# Analyser für Logfiles



## wal (11. Mai 2004)

Hallo,

kennt jemand eine Liste für Tools zum Auswerten von Logfiles?
(Also für Zugriffe, aufrufe etc.)

Wäre nett, wenn ihr mir ein paar Tools nennen könntet.  

Vielen Dank im voraus.


----------



## Daniel Bernhardt (11. Mai 2004)

Hi wal,

was für Logfiles möchtest du denn auswerten? Schließlich sind alle Logfiles unterschiedlich und der "Logfile Parser" muss für die Art von Logfile, die du ihm anbietest, konfiguriert sein.

Eine große Auswahl an Programmen die dir weiterhelfen könnten findest du bei Freshmeat.

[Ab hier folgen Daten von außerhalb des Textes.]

__global__ __launch_bounds__(256) void resize_level_kernel(
    const uint8_t* __restrict__ src, int sw, int sh, size_t sstride, size_t sframe,
    uint8_t* __restrict__ dst, int dw, int dh, size_t dstride, size_t dframe,
    const int* __restrict__ xofs, const short* __restrict__ ialpha,
    const int* __restrict__ yofs, const short* __restrict__ ibeta) {
    const int x4 = (blockIdx.x * 64 + (threadIdx.x & 63)) * 4;
    const int y = blockIdx.y * 4 + (threadIdx.x >> 6);
    const int f = blockIdx.z;
    if (x4 >= dw || y >= dh) return;
    const uint8_t* S = src + (size_t)f * sframe;
    int sy = yofs[y];
    int sy0 = min(max(sy, 0), sh - 1), sy1 = min(max(sy + 1, 0), sh - 1);
    const uint8_t* S0 = S + (size_t)sy0 * sstride;
// ... 1306 lines not shown
    __shared__ __attribute__((aligned(16))) uint8_t in[22][72];
    __shared__ __attribute__((aligned(16))) uint32_t rp[11][64];
    const int tid = threadIdx.x;
    const unsigned lin = blockIdx.x, per_xcd = (total + 7u) >> 3;
    const unsigned logical = (lin & 7u) * per_xcd + (lin >> 3);
    if (logical >= total) return;
    int frame = (int)__umulhi(logical, inv_tiles);
    if ((unsigned)frame * ntiles > logical) --frame;
    const uint4 tt = tiles[logical - (unsigned)frame * ntiles];
    const int level = (int)tt.x, bx = (int)tt.y, by0 = (int)tt.z;
    const OrbLevel& L = levels[level];
    const int w = L.w, h = L.h;
    const uint8_t* S;
    size_t sstride;
    if (level == 0) { S = img0 + (size_t)frame * img0_frame; sstride = img0_stride; }
    else { S = pyr + L.plane_off + (size_t)frame * L.plane_bytes; sstride = (size_t)L.stride; }
    const bool aligned = ((((uintptr_t)S) | sstride) & 3) == 0;
    uint8_t* D = blur + L.blur_off + (size_t)frame * L.blur_bytes;
    const bool interior = aligned && bx >= 4 && bx + 68 <= w && by0 >= 3 && by0 + ORB_BLUR_STRIP_H + 3 <= h;
    if (interior) blur_strip<true>(in, rp, S, sstride, aligned, D, (unsigned)L.stride, w, h, bx, by0, tid);
    else blur_strip<false>(in, rp, S, sstride, aligned, D, (unsigned)L.stride, w, h, bx, by0, tid);
}

template <bool EDGE>
__global__ __launch_bounds__(256) void blur_stream_kernel(
    const OrbLevel* __restrict__ levels, const uint4* __restrict__ tiles,
    const uint8_t* __restrict__ img0, size_t img0_stride, size_t img0_frame,
    const uint8_t* __restrict__ pyr, uint8_t* __restrict__ blur, unsigned ntiles) {
    const unsigned tile = blockIdx.x * 16u + (threadIdx.x >> 4);
    if (tile >= ntiles) return;
    const int frame = blockIdx.y;
    const uint4 tt = tiles[tile];
    const int level = (int)tt.x, by0 = (int)tt.z;
    const int x0 = (int)tt.y + 4 * (int)(threadIdx.x & 15);
    const OrbLevel& L = levels[level];
    const int h = L.h;
    const uint8_t* S;
    unsigned ss;
    if (level == 0) { S = img0 + (size_t)frame * img0_frame; ss = (unsigned)img0_stride; }
    else { S = pyr + L.plane_off + (size_t)frame * L.plane_bytes; ss = (unsigned)L.stride; }
    if (EDGE && x0 >= L.w) return;
    BlurCol bc[3];
    if (EDGE) {
#pragma unroll
        for (int k = 0; k < 3; ++k) bc[k] = blur_col(x0 - 4 + 4 * k, L.w, ss);
    } else S += x0 - 4;
    uint8_t* D = blur + L.blur_off + (size_t)frame * L.blur_bytes + x0;
    const unsigned ds = (unsigned)L.stride;
    const uint32_t TA = 18u | (34u << 8) | (49u << 16) | (55u << 24), TB = 49u | (34u << 8) | (18u << 16);
    const uint32_t kA0 = 18u | (34u << 16), kA1 = 49u | (55u << 16), kA2 = 49u | (34u << 16), kA3 = 18u;
    const uint32_t kB0 = 18u << 16, kB1 = 34u | (49u << 16), kB2 = 55u | (49u << 16), kB3 = 34u | (18u << 16);
    const int ylast = min(by0 + ORB_BLUR_STRIP_H, h) - 1;
    const int p0 = (by0 - 3) >> 1, p1 = (ylast + 3) >> 1;
    typedef unsigned blur_u3 __attribute__((ext_vector_type(3)));
    auto fetch = [&](int yy) -> blur_u3 {
        int r = yy < 0 ? -yy : yy;
        r = r >= h ? 2 * h - 2 - r : r;
        r = min(max(r, 0), h - 1);
        if (EDGE) {
            const uint8_t* R = S + __umul24((unsigned)r, ss);
            blur_u3 v;
            v.x = __builtin_amdgcn_perm(*reinterpret_cast<const uint32_t*>(R + bc[0].a1), *reinterpret_cast<const uint32_t*>(R + bc[0].a0), bc[0].sel);
            v.y = __builtin_amdgcn_perm(*reinterpret_cast<const uint32_t*>(R + bc[1].a1), *reinterpret_cast<const uint32_t*>(R + bc[1].a0), bc[1].sel);
            v.z = __builtin_amdgcn_perm(*reinterpret_cast<const uint32_t*>(R + bc[2].a1), *reinterpret_cast<const uint32_t*>(R + bc[2].a0), bc[2].sel);
            return v;
        }
        return *reinterpret_cast<const blur_u3*>(S + __umul24((unsigned)r, ss));
    };
    auto rowpass = [&](const blur_u3 v, uint32_t* o) {
        o[0] = __builtin_amdgcn_udot4(__builtin_amdgcn_alignbyte(v.z, v.y, 1), TB, __builtin_amdgcn_udot4(__builtin_amdgcn_alignbyte(v.y, v.x, 1), TA, 0u, false), false);
        o[1] = __builtin_amdgcn_udot4(__builtin_amdgcn_alignbyte(v.z, v.y, 2), TB, __builtin_amdgcn_udot4(__builtin_amdgcn_alignbyte(v.y, v.x, 2), TA, 0u, false), false);
        o[2] = __builtin_amdgcn_udot4(__builtin_amdgcn_alignbyte(v.z, v.y, 3), TB, __builtin_amdgcn_udot4(__builtin_amdgcn_alignbyte(v.y, v.x, 3), TA, 0u, false), false);
        o[3] = __builtin_amdgcn_udot4(v.z, TB, __builtin_amdgcn_udot4(v.y, TA, 0u, false), false);
    };
    uint32_t P0[4] = {0, 0, 0, 0}, P1[4] = {0, 0, 0, 0}, P2[4] = {0, 0, 0, 0}, P3[4];
    blur_u3 va = fetch(2 * p0), vb = fetch(2 * p0 + 1), va1 = fetch(2 * p0 + 2), vb1 = fetch(2 * p0 + 3), va2 = fetch(2 * p0 + 4), vb2 = fetch(2 * p0 + 5);
#pragma unroll 4
    for (int p = p0; p <= p1; ++p) {
        const blur_u3 ca = va, cb = vb;
        va = va1; vb = vb1; va1 = va2; vb1 = vb2;
        va2 = fetch(2 * p + 6); vb2 = fetch(2 * p + 7);
        uint32_t oa[4], ob[4];
        rowpass(ca, oa); rowpass(cb, ob);
#pragma unroll
        for (int j = 0; j < 4; ++j) P3[j] = oa[j] | (ob[j] << 16);
        const int ya = 2 * p - 3, yb = 2 * p - 2;
#define BLUR_OUT(k0, k1, k2, k3, j) min((udot2(P3[j], k3, udot2(P2[j], k2, udot2(P1[j], k1, udot2(P0[j], k0, 1u << 15)))) >> 16), 255u)
        if (ya >= by0 && ya <= ylast)
            *reinterpret_cast<uint32_t*>(D + __umul24((unsigned)ya, ds)) = BLUR_OUT(kA0, kA1, kA2, kA3, 0) | (BLUR_OUT(kA0, kA1, kA2, kA3, 1) << 8) | (BLUR_OUT(kA0, kA1, kA2, kA3, 2) << 16) | (BLUR_OUT(kA0, kA1, kA2, kA3, 3) << 24);
        if (yb >= by0 && yb <= ylast)
            *reinterpret_cast<uint32_t*>(D + __umul24((unsigned)yb, ds)) = BLUR_OUT(kB0, kB1, kB2, kB3, 0) | (BLUR_OUT(kB0, kB1, kB2, kB3, 1) << 8) | (BLUR_OUT(kB0, kB1, kB2, kB3, 2) << 16) | (BLUR_OUT(kB0, kB1, kB2, kB3, 3) << 24);
#undef BLUR_OUT
#pragma unroll
        for (int j = 0; j < 4; ++j) { P0[j] = P1[j]; P1[j] = P2[j]; P2[j] = P3[j]; }
    }
}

In dieser Rubrik solltest du fündig werden.

Gruß,
Daniel


----------



## wal (11. Mai 2004)

Hi Daniel,

vielen Dank für den Link! Ich werde mich mal durch das Angebot wuseln!  

Ich suche eine einfache Möglickeit, einige Statistiken aus dem IIS5 Logfile rauszulesen und zur Verfügung zu stellen.


----------



## Arne Buchwald (13. Mai 2004)

Webalizer sollte das beherrschen.


----------